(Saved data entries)
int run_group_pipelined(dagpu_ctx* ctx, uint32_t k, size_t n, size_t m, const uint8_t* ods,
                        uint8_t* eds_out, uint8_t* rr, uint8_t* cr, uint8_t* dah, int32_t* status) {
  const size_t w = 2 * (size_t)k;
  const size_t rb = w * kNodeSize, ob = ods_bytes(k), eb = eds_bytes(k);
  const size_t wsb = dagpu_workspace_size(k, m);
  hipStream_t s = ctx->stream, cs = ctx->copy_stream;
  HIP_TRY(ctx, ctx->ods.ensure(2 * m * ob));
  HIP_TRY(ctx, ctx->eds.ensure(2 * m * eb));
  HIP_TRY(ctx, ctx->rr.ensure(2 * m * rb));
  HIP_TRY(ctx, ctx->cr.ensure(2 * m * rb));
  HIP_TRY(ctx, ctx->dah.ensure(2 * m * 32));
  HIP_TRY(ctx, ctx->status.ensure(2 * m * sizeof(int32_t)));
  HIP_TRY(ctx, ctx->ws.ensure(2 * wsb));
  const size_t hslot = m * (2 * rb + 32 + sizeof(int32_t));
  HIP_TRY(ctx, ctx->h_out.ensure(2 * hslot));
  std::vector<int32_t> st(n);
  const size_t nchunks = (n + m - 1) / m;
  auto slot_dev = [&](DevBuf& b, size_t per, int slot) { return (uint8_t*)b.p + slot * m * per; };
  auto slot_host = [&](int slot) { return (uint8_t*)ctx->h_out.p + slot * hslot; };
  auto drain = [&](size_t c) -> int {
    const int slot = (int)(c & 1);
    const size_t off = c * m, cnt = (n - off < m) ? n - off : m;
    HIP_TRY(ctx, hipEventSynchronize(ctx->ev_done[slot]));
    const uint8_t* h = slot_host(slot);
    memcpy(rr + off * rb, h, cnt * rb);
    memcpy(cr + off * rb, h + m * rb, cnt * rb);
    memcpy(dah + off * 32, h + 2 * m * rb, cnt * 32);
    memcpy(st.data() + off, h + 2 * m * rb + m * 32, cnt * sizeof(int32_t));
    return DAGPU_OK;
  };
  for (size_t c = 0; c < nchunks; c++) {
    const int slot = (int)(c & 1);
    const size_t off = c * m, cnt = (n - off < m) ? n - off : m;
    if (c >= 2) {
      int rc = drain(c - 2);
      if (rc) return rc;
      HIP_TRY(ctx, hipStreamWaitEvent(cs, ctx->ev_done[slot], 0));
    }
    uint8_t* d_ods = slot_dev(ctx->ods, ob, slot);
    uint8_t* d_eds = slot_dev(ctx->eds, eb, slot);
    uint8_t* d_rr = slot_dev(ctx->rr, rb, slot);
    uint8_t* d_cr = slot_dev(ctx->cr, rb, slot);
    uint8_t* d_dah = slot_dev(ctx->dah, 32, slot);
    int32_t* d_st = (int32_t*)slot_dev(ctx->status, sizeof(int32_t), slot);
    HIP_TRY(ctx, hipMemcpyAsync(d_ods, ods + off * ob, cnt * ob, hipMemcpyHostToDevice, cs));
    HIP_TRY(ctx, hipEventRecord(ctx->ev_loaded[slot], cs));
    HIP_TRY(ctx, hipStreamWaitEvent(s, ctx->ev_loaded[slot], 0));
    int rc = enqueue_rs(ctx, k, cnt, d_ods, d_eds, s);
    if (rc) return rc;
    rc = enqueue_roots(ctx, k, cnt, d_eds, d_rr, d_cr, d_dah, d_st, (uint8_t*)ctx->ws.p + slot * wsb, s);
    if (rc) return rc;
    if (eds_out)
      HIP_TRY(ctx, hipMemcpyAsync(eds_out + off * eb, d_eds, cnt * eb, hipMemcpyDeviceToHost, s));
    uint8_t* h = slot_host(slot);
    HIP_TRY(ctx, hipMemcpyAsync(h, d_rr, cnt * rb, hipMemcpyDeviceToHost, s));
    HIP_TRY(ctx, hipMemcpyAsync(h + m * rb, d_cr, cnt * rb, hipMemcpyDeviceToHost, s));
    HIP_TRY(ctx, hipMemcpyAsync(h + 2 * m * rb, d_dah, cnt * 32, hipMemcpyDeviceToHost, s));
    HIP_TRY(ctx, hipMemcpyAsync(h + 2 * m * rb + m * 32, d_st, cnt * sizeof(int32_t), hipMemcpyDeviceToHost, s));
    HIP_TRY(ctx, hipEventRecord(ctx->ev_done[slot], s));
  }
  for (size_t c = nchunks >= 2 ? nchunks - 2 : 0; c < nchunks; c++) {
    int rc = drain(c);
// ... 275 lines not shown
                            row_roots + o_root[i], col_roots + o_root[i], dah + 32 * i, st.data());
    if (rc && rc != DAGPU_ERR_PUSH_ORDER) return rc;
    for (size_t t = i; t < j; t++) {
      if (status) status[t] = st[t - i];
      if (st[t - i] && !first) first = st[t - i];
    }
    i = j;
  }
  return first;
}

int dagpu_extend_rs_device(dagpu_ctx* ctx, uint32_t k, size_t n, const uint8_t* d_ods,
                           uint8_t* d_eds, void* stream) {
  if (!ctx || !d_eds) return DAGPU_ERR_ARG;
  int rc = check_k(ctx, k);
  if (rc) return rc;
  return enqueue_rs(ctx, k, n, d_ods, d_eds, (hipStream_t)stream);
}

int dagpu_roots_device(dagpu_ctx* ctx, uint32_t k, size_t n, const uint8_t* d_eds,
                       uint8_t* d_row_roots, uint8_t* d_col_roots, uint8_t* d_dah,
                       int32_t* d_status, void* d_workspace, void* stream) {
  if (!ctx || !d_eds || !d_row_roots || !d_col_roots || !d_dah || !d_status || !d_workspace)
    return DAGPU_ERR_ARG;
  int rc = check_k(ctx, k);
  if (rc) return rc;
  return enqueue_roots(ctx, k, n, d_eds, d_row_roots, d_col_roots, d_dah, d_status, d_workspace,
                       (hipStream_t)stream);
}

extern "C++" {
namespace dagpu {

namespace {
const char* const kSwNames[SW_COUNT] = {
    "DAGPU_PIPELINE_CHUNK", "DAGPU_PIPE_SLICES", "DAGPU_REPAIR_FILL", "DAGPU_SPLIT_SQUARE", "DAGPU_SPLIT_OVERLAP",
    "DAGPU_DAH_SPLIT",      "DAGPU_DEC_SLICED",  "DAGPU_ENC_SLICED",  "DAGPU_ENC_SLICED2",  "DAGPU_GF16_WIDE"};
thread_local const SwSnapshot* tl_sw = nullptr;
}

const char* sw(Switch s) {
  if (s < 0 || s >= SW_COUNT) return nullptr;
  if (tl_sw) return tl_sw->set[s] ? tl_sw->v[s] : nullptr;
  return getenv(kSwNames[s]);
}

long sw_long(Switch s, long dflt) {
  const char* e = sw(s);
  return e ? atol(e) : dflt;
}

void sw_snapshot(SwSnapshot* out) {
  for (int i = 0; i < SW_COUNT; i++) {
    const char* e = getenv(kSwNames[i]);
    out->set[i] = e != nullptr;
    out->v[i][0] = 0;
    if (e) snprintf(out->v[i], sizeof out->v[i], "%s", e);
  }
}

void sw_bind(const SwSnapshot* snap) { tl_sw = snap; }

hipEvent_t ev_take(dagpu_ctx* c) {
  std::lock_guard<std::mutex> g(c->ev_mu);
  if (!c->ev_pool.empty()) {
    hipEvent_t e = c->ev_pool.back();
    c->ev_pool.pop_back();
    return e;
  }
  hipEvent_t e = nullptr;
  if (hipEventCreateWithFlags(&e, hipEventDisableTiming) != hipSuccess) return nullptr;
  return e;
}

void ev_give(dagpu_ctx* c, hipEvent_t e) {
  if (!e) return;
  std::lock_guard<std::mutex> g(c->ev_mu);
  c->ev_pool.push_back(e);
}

■ **Problem details**: In the reply, include exactly the lines from the beginning of the entries above through the line holding "HIP_TRY(ctx, ctx->ods.ensure(2 * m * ob));", and nothing besides.

■ **The answer**:
int run_group_pipelined(dagpu_ctx* ctx, uint32_t k, size_t n, size_t m, const uint8_t* ods,
                        uint8_t* eds_out, uint8_t* rr, uint8_t* cr, uint8_t* dah, int32_t* status) {
  const size_t w = 2 * (size_t)k;
  const size_t rb = w * kNodeSize, ob = ods_bytes(k), eb = eds_bytes(k);
  const size_t wsb = dagpu_workspace_size(k, m);
  hipStream_t s = ctx->stream, cs = ctx->copy_stream;
  HIP_TRY(ctx, ctx->ods.ensure(2 * m * ob));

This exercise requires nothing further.